_The problem_
For the listing that follows, report how many lines contain the string "pass", giving the number alone.

------ Input data

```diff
-                    w = res_post<MODE>(q1, y, f.z1[1], f.z2[1]);
-                    par += (w - y) * pa2;
-                    w = res_post<MODE>(q2, y, f.z1[2], f.z2[2]);
-                    par += (w - y) * pa3;
-                    w = res_post<MODE>(q3, y, f.z1[3], f.z2[3]);
-                    par += (w - y) * pa4;
-                    PIPE(pipeA, c, i) = y; PIPE(pipeB, c, i) = par;
+                    if constexpr (NOP1) {
+                        mid(q0, q1, q2, y, pa2, pa3, pa4);
+                        sig_t w = res_post<MODE>(q0, y, f.z1[0], f.z2[0]);
+                        sig_t par = (w - y) * pa2;
+                        w = res_post<MODE>(q1, y, f.z1[1], f.z2[1]);
+                        par += (w - y) * pa3;
+                        w = res_post<MODE>(q2, y, f.z1[2], f.z2[2]);
+                        par += (w - y) * pa4;
+                        PIPE(pipeA, c, i) = y; PIPE(pipeB, c, i) = par;
+                    } else {
+                        mid(q0, q1, q2, q3, y, pa1, pa2, pa3, pa4);
+                        sig_t par = 0;
+                        sig_t w = res_post<MODE>(q0, y, f.z1[0], f.z2[0]);
+                        par += (w - y) * pa1;
+                        w = res_post<MODE>(q1, y, f.z1[1], f.z2[1]);
+                        par += (w - y) * pa2;
+                        w = res_post<MODE>(q2, y, f.z1[2], f.z2[2]);
+                        par += (w - y) * pa3;
+                        w = res_post<MODE>(q3, y, f.z1[R3], f.z2[R3]);
+                        par += (w - y) * pa4;
+                        PIPE(pipeA, c, i) = y; PIPE(pipeB, c, i) = par;
+                    }
                 },
                 noChunk, make_sync(std::integral_constant<int, L::kBufs>{}, I0{}, I1{}, 0, 0, 4));
+            };
+            if ((KLATT_DEAD_TERMS & 1) && (deadSet & UTT_PARALLEL1)) parallel(std::true_type{}); else parallel(std::false_type{});
         }
     } else if (FLAT && (KLATT_FLAT_EXHAUSTIVE || stage == 2)) {
         if constexpr (FLAT) {
diff --git a/nvspeechplayer_amd/speechPlayer.py b/nvspeechplayer_amd/speechPlayer.py
--- a/nvspeechplayer_amd/speechPlayer.py
+++ b/nvspeechplayer_amd/speechPlayer.py
@@ -1918,15 +1918,16 @@
         return ms
 
     def kernelInfo(self):
-        info = np.zeros(20, dtype=np.int32)
+        info = np.zeros(23, dtype=np.int32)
         self._check(self._dll.speechPlayer_batch_kernelInfo(self._h, info.ctypes.data, len(info)))
+        dead = dict(waves_without_parallel1=int(info[20]), waves_without_turbulence=int(info[21]), waves_without_aspiration=int(info[22]))
         return dict(vgprs=int(info[0]), lds_bytes=int(info[1]), wavefronts=int(info[2]), cus=int(info[3]),
                     workgroups_per_cu_by_lds=int(info[4]), scratch_bytes=int(info[5]),
                     stage_parallel_chunk=int(info[6]), noisy_group=bool(info[7]),
                     lane_pipelined=bool(info[8]), lane_pipelined_utterances=int(info[9]),
                     nasal_free=bool(info[10]), nasal_free_utterances=int(info[11]),
                     tracked_utterances=int(info[12]), tracks=int(info[13]), track_mbytes=int(info[14]), tracked=bool(info[15]),
-                    direct_utterances=int(info[16]), direct=bool(info[17]), direct_mbytes=int(info[18]))
+                    direct_utterances=int(info[16]), direct=bool(info[17]), direct_mbytes=int(info[18]), **dead)
 
     def devicePcm(self):
         return self._dll.speechPlayer_batch_devicePcm(self._h)
```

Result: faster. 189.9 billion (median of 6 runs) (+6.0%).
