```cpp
__device__ __forceinline__ void take_spares(const RgState &S, const RgState *__restrict__ SPd, const RgConfig &c, int lane, int e, bool taken, bool &on_stairs) {
    const uint64_t tm = __ballot(taken);
    if (!tm) return;
    const RgState &SP = *SPd;
    const int HW = S.hw, n = S.n, nrooms = c.room_num_x * c.room_num_y;
    const size_t ns = (size_t)n * S.sp_slots;
    int es = e;
    if (taken)
        for (int sl = S.sp_slots - 1; sl >= 0; sl--)
            if (__hip_atomic_load(&S.sp_ready[(size_t)sl * n + e], __ATOMIC_RELAXED, __HIP_MEMORY_SCOPE_AGENT) == 1u) es = sl * n + e;
    __builtin_amdgcn_fence(__ATOMIC_ACQUIRE, "agent");
    if ((HW & 7) == 0) {
        const int q = HW / 8;
        uint64_t mm = tm;
        while (mm) {
            const int s0 = __ffsll((long long)mm) - 1; mm &= mm - 1;
            const int s1 = mm ? __ffsll((long long)mm) - 1 : -1; if (mm) mm &= mm - 1;
            const int s2 = mm ? __ffsll((long long)mm) - 1 : -1; if (mm) mm &= mm - 1;
// ... 180 lines not shown
        uint64_t lag = __ballot(descends && ((old_flags & RG_FLAG_HIST_LAG) || ((old_flags & RG_FLAG_REDRAW) && (old_flags & RG_FLAG_HIST_STALE))));
        while (lag) {
            const int src = __ffsll((long long)lag) - 1;
            lag &= lag - 1;
            const int env_s = __shfl(e, src);
            const uint16_t *cp = S.cell + (size_t)env_s * S.hw;
            uint8_t *hp = S.hist + (size_t)env_s * S.hw;
            for (int i = lane; i < S.hw; i += WAVE) hp[i] = (cp[i] & C_VISITED) ? 1 : 0;
        }
    }
#pragma nounroll
    for (int pass = 0; pass < 2; ++pass) {
        pf.mark(1);
        if (pass == 1 && use_spares) {
            if (need_gen) {
                bool rdy = false;
                for (int sl = 0; sl < S.sp_slots; sl++) rdy = rdy || __hip_atomic_load(&S.sp_ready[(size_t)sl * S.n + e], __ATOMIC_RELAXED, __HIP_MEMORY_SCOPE_AGENT) == 1u;
                if (rdy) { taken = true; need_gen = false; n_taken++; }
            }
        }
        const bool regenerated = descends && pass == 0;
        if constexpr (BW == 1 || BW == 2) { if (pass == 0 && S.dc_walk) snapshot_walk_service(S, c, lane, e, descends); }
        const uint64_t nx_now = pass == 0 ? __ballot(need_gen && nxs == RG_NX_HIT) : 0ull;
        if (need_gen) n_inline++;
        gen_service<GM>(S, c, E, lane, e, need_gen, pass == 1, lds_grid, pf, nx_now);
        (void)regenerated;
        pf.mark(2);
        need_gen = false;
        if (pass == 1) break;

        bool running = live && act != ACT_NOOP;
        int iter = 0;
        while (__any(running)) {
// ... 116 lines not shown
    if (valid && err) {
        S.flags[et] = (old_flags & ~RG_FLAG_ERR_MASK) | err;
        S.reward[et] = 0.f;
        S.done[et] = (old_flags & RG_FLAG_TERMINAL) ? 1 : 0;
        atomicOr(S.err_any, err);
    } else if (valid && !live) {
        S.reward[et] = 0.f; S.done[et] = (old_flags & RG_FLAG_TERMINAL) ? 1 : 0;
    } else if (valid) {
        if (terminal && c.auto_reset) {
            if (taken) {
                E.dlevel = 1; E.gold = c.init_gold; E.hp = E.hpmax = c.init_hp; E.plvl = 1; E.exp = 0; E.food = c.hunger_time;
            }
            write_status(S, c, E);
            S.dc_len[et] = 0; S.dc_head[et] = 0; S.dc_part[et] = 0; S.dc_own[et] = 0;
            steps = 0;
            flags = RG_FLAG_REDRAW | RG_FLAG_HIST_DIRTY;
            klog_new_episode(S, et);
        }
        if (E.err) { flags |= E.err; atomicOr(S.err_any, E.err); }
        if (terminal) flags |= RG_FLAG_TERMINAL;
        if (!taken) store_env(S, E);
        S.steps[et] = steps;
        S.flags[et] = flags;
        S.done[et] = terminal ? 1 : 0;
        if (S.ovl && !taken && !inc_done && ((react & R_REDRAW) || descends || (terminal && c.auto_reset))) {
            for (int s0 = 0; s0 < nrooms_k; s0++) {
                const uint32_t mw = E.mc[s0 * WAVE];
                S.ovl[(size_t)s0 * S.n + et] = (uint16_t)(((mw >> 24) & MF_ALIVE) ? ((mw & 0xffffu) | OVL_UNKNOWN) : OVL_NONE);
            }
            S.ovl[(size_t)nrooms_k * S.n + et] = (uint16_t)(POS(E.px, E.py) | OVL_UNKNOWN);
        }
// ... 189 lines not shown
```

### rogue-gym_amd/csrc/rg_obs.hip

```cpp
#include <cstdlib>
#include "rg_device.h"

#define RENDER_THREADS 256
__device__ __forceinline__ bool in_same_room(const RgState &S, const RgConfig &c, int e, int ax, int ay, int bx, int by) {
    int id = room_id_of(c, ax, ay);
    if (id < 0 || room_id_of(c, bx, by) != id) return false;
    uint8_t meta = S.room_meta[id * S.n + e];
    if ((meta & RM_KIND_MASK) == RK_EMPTY) return true;
    int x0, y0, x1, y1;
    unpack_rect(S.room_rect[id * S.n + e], x0, y0, x1, y1);
    bool ina = ax >= x0 && ax < x1 && ay >= y0 && ay < y1, inb = bx >= x0 && bx < x1 && by >= y0 && by < y1;
    return ina == inb;
}

__global__ void __launch_bounds__(RENDER_THREADS) k_render(RgState S, RgConfig c) {
    __shared__ uint8_t s_scr[RG_MAX_W * RG_MAX_H];
    const int tid = threadIdx.x, W = c.width, H = c.height, HW = W * H, n = S.n;
    const int nrooms = c.room_num_x * c.room_num_y;
    for (int e = blockIdx.x; e < n; e += gridDim.x) {
        const uint32_t fl = S.flags[e];
        if (!(fl & RG_FLAG_REDRAW)) continue;
        const uint16_t *cell = S.cell + (size_t)e * HW;
        const bool upd_hist = !(fl & RG_FLAG_HIST_STALE);
        uint8_t *hist = S.hist + (size_t)e * HW;
// ... 344 lines not shown
            }
            if (KIND == 1 && bad) { atomicOr(&S.flags[e], RG_FLAG_ERR_TILE); atomicOr(err_any, RG_FLAG_ERR_TILE); }
            const uint32_t seen = BOUND ? RG_FLAG_SCR_CHANGED : 0u;
            if (redraw && lt == 0) {
                const uint32_t clr = seen | RG_FLAG_REDRAW | RG_FLAG_HIST_STALE | RG_FLAG_HIST_LAG | ((fl & RG_FLAG_HIST_STALE) ? 0u : RG_FLAG_HIST_DIRTY);
                const uint32_t set = (fl & RG_FLAG_HIST_STALE) ? RG_FLAG_HIST_LAG : 0u;
                if (KIND == 1) {
                    atomicAnd(&S.flags[e], ~clr);
                    if (set) atomicOr(&S.flags[e], set);
                } else S.flags[e] = (fl & ~clr) | set;
            } else if (BOUND && !redraw && lt == 0) atomicAnd(&S.flags[e], ~RG_FLAG_SCR_CHANGED);
        }
    }
}
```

------------

_Written answer_
7